The "K" refers to the K-quants family introduced in llama.cpp, which groups weights into blocks and assigns per-block scales rather than uniform 4-bit rounding. The trailing "M" means medium — important tensors like attention and feed-forward projections get bumped to higher precision (typically Q6_K), while the bulk of the weights stay at 4 bits. The result is a model that lands near ~4.85 bits per weight on average instead of a flat 4.

Sizing and Hardware Implications

Because Q4_K_M cuts weights to roughly a quarter of FP16 size, it dictates which models fit on which cards. A 70B model at Q4_K_M needs roughly 43–47GB of VRAM to load — more than a single RTX 5090's 32GB or an RTX 4090's 24GB, which is why dual-GPU stacks exist for that tier. At the small end, a Pi 5 can run Llama 3.2 3B at Q4_K_M through Ollama at 4–6 tokens per second, and a Qwen3 reasoning setup fits comfortably inside roughly 7.3GB combined VRAM.

Tradeoffs vs Other Quants

Compared to Q5_K_M or Q6_K, Q4_K_M gives up a small amount of perplexity in exchange for ~20–30% less memory. Compared to flat Q4_0 or INT4, the K-quant scheme produces noticeably better outputs at the same nominal bit-width because critical layers are protected. Most leaderboard comparisons treat Q4_K_M as the practical floor where a model still "feels" like itself; drop below it and instruction following, math, and code generation start visibly degrading.

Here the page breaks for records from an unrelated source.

template <int NSB, bool BF = false>
__global__ __launch_bounds__(64 * 16) void spmma_f16_fused_astat_kernel(const FusedArgs p, int nsplit, int tiles_per_split) {
  constexpr int BM = 128, BN = 128, WM = 4, WN = 2, NC = 8, NLA = 4, NLB = 4;
  static_assert(NC + NLA + NLB == 16, "launch bounds");
  constexpr int TM = BM / WM, TN = BN / WN, FM = TM / 16, FN = TN / 16;
  constexpr int SA = BM * 64, SM_ = BM * 8, ASTG = SA + SM_, SB = 64 * BN * 2;
  constexpr int B_N = BN / 8, B_WI = B_N / NLB;
  static_assert((NSB - 2) * B_WI <= 63, "vmcnt range");
  constexpr int WPITCH = TN * 2 + 8, WPATCH = TM * WPITCH;
  extern __shared__ __attribute__((aligned(16))) char smem[];

  const unsigned tid = threadIdx.x, lane = tid & 63u;
  const unsigned wave = __builtin_amdgcn_readfirstlane(tid >> 6);
  const int nkt = p.K / 64;
  const unsigned per_batch = (unsigned)p.tiles_m * (unsigned)nsplit;
  const unsigned lid = xcd_remap(blockIdx.x, gridDim.x);
  const unsigned gb = lid / per_batch, trem = lid - gb * per_batch;
  const unsigned grp = gb / (unsigned)p.batch, b = gb - grp * (unsigned)p.batch;
  const unsigned tile_m = trem / (unsigned)nsplit, split = trem - tile_m * (unsigned)nsplit;
  const int m0 = (int)tile_m * BM;
  const int nt0 = (int)split * tiles_per_split;
  const int nt1 = nt0 + tiles_per_split < p.tiles_n ? nt0 + tiles_per_split : p.tiles_n;
  const int T = (nt1 - nt0) * nkt;
  char* const Bring = smem + nkt * ASTG;
  char* const Cpatch = Bring + NSB * SB;
  half_t* C = p.C[grp] + (size_t)b * p.sC;

  const bool is_b = wave >= (unsigned)(NC + NLA);
  const unsigned lwb = is_b ? wave - (NC + NLA) : 0u;
  const char* Bb = reinterpret_cast<const char*>(p.B[grp] + (size_t)b * p.sB);
  unsigned b_kr[B_WI], b_col[B_WI], b_dst[B_WI];
#pragma unroll
  for (int i = 0; i < B_WI; ++i) {
    const unsigned j = lwb + (unsigned)NLB * i, panel = j >> 3, grp = j & 7u, kr = 8u * grp + (lane >> 3);
    b_kr[i] = kr;
    b_col[i] = 64u * panel + 8u * ((lane & 7u) ^ b_swz(kr));
    b_dst[i] = panel * 8192u + grp * 1024u;
  }
  const size_t row_bytes = (size_t)p.N * 2;
  int i_nt = nt0, i_kt = 0, i_buf = 0;
  auto issue_b = [&]() {
#pragma unroll
    for (int i = 0; i < B_WI; ++i) {
      int gc = i_nt * BN + (int)b_col[i];
      gc = gc <= p.N - 8 ? gc : p.N - 8;
      const char* src = Bb + (size_t)(i_kt * 64 + (int)b_kr[i]) * row_bytes + (size_t)gc * 2;
      __builtin_amdgcn_global_load_lds((gptr_t*)src, (lptr_t*)(Bring + i_buf * SB + b_dst[i]), 16, 0, 0);
    }
    i_buf = i_buf + 1 == NSB ? 0 : i_buf + 1;
    if (++i_kt == nkt) { i_kt = 0; ++i_nt; }
  };
  if (is_b) {
#pragma unroll
    for (int s = 0; s < NSB - 1; ++s)
      if (s < T) issue_b();
  }

  {
    const half_t* A = p.A[grp] + (size_t)b * p.sA;
    const unsigned row = 8u * wave + (lane >> 3), c8 = lane & 7u;
    int gr = m0 + (int)row;
    gr = gr < p.Mrows - 1 ? gr : p.Mrows - 1;
    const half_t* a_src = A + (size_t)gr * p.lda + 8u * c8;
    const unsigned a_val_off = row * 64u + 16u * ((c8 >> 1) ^ a64_swz(row)) + 8u * (c8 & 1u);
    const unsigned a_meta_off = SA + row * 8u + c8;
    u4 ra[8];
#pragma unroll
    for (int s = 0; s < 8; ++s)
      if (s < nkt) ra[s] = __builtin_nontemporal_load(reinterpret_cast<const u4*>(a_src + (size_t)s * 64));
#pragma unroll
    for (int s = 0; s < 8; ++s)
      if (s < nkt) {
        uint32_t k0, k1, n0, n1;
        strip_select_f16(ra[s][0], ra[s][1], k0, n0);
        strip_select_f16(ra[s][2], ra[s][3], k1, n1);
        char* sb = smem + s * ASTG;
        *reinterpret_cast<u2*>(sb + a_val_off) = u2{k0, k1};
        *reinterpret_cast<unsigned char*>(sb + a_meta_off) = (unsigned char)(n0 | (n1 << 4));
      }
  }
  __syncthreads();
  if (wave >= (unsigned)NC && !is_b) {
    for (int it = 0; it < T; ++it) asm volatile("s_barrier" ::: "memory");
    return;
  }

  if (is_b) {
    for (int it = 0; it < T; ++it) {
      if (it + NSB - 2 < T) wait_dma_and_barrier<(NSB - 2) * B_WI>();
      else wait_dma_and_barrier<0>();
      if (it + NSB - 1 < T) issue_b();
    }
  } else {
    const unsigned g = lane >> 4, r = lane & 15u;
    const unsigned wm = wave / WN, wn = wave % WN;
    char* const patch = Cpatch + wave * WPATCH;
    f4 acc[FM][FN];
#pragma unroll
    for (int i = 0; i < FM; ++i)
#pragma unroll
      for (int j = 0; j < FN; ++j) acc[i][j] = f4{0.f, 0.f, 0.f, 0.f};
    int cb = 0, kt = 0, nt = nt0;
    for (int it = 0; it < T; ++it) {
      asm volatile("s_barrier" ::: "memory");
      const char* As = smem + kt * ASTG;
      const char* Ms = As + SA;
      const char* Bs = Bring + cb * SB;
      smfmac_stage<FM, FN, BF>(As, Ms, Bs, wm * TM, wn * TN, lane, acc);
      cb = cb + 1 == NSB ? 0 : cb + 1;
      if (++kt == nkt) {
#pragma unroll
        for (int i = 0; i < FM; ++i)
#pragma unroll
          for (int j = 0; j < FN; ++j) {
            const unsigned lr = i * 16 + 4u * g, lc = j * 16 + r;
#pragma unroll
            for (int q = 0; q < 4; ++q) {
              *reinterpret_cast<half_t*>(patch + (lr + q) * WPITCH + lc * 2) = to_elt<BF>(p.alpha * acc[i][j][q]);
              acc[i][j][q] = 0.f;
            }
          }
        asm volatile("s_waitcnt lgkmcnt(0)" ::: "memory");
        const int gc = nt * BN + (int)(wn * TN) + 8 * (int)(lane & 7u);
#pragma unroll
        for (int s = 0; s < TM / 8; ++s) {
          const unsigned lr = 8u * s + (lane >> 3);
          const int gr = m0 + (int)(wm * TM + lr);
          if (gr < p.Mrows && gc < p.N) {
            const u2 lo = *reinterpret_cast<const u2*>(patch + lr * WPITCH + 16u * (lane & 7u));
            const u2 hi = *reinterpret_cast<const u2*>(patch + lr * WPITCH + 16u * (lane & 7u) + 8u);
            __builtin_nontemporal_store(u4{lo[0], lo[1], hi[0], hi[1]}, reinterpret_cast<u4*>(C + (size_t)gr * p.N + gc));
          }
        }
        kt = 0;
        ++nt;
      }
    }
  }
}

Why It Matters for Local AI

VRAM is the binding constraint for almost every local rig, and Q4_K_M is the format that decides whether a given model is reachable on your hardware at all. Picking it correctly is the difference between a 70B model running across two GPUs and a 70B model that won't load. For most builders sizing a first or second rig, "what's the Q4_K_M size?" is the right opening question before looking at anything else.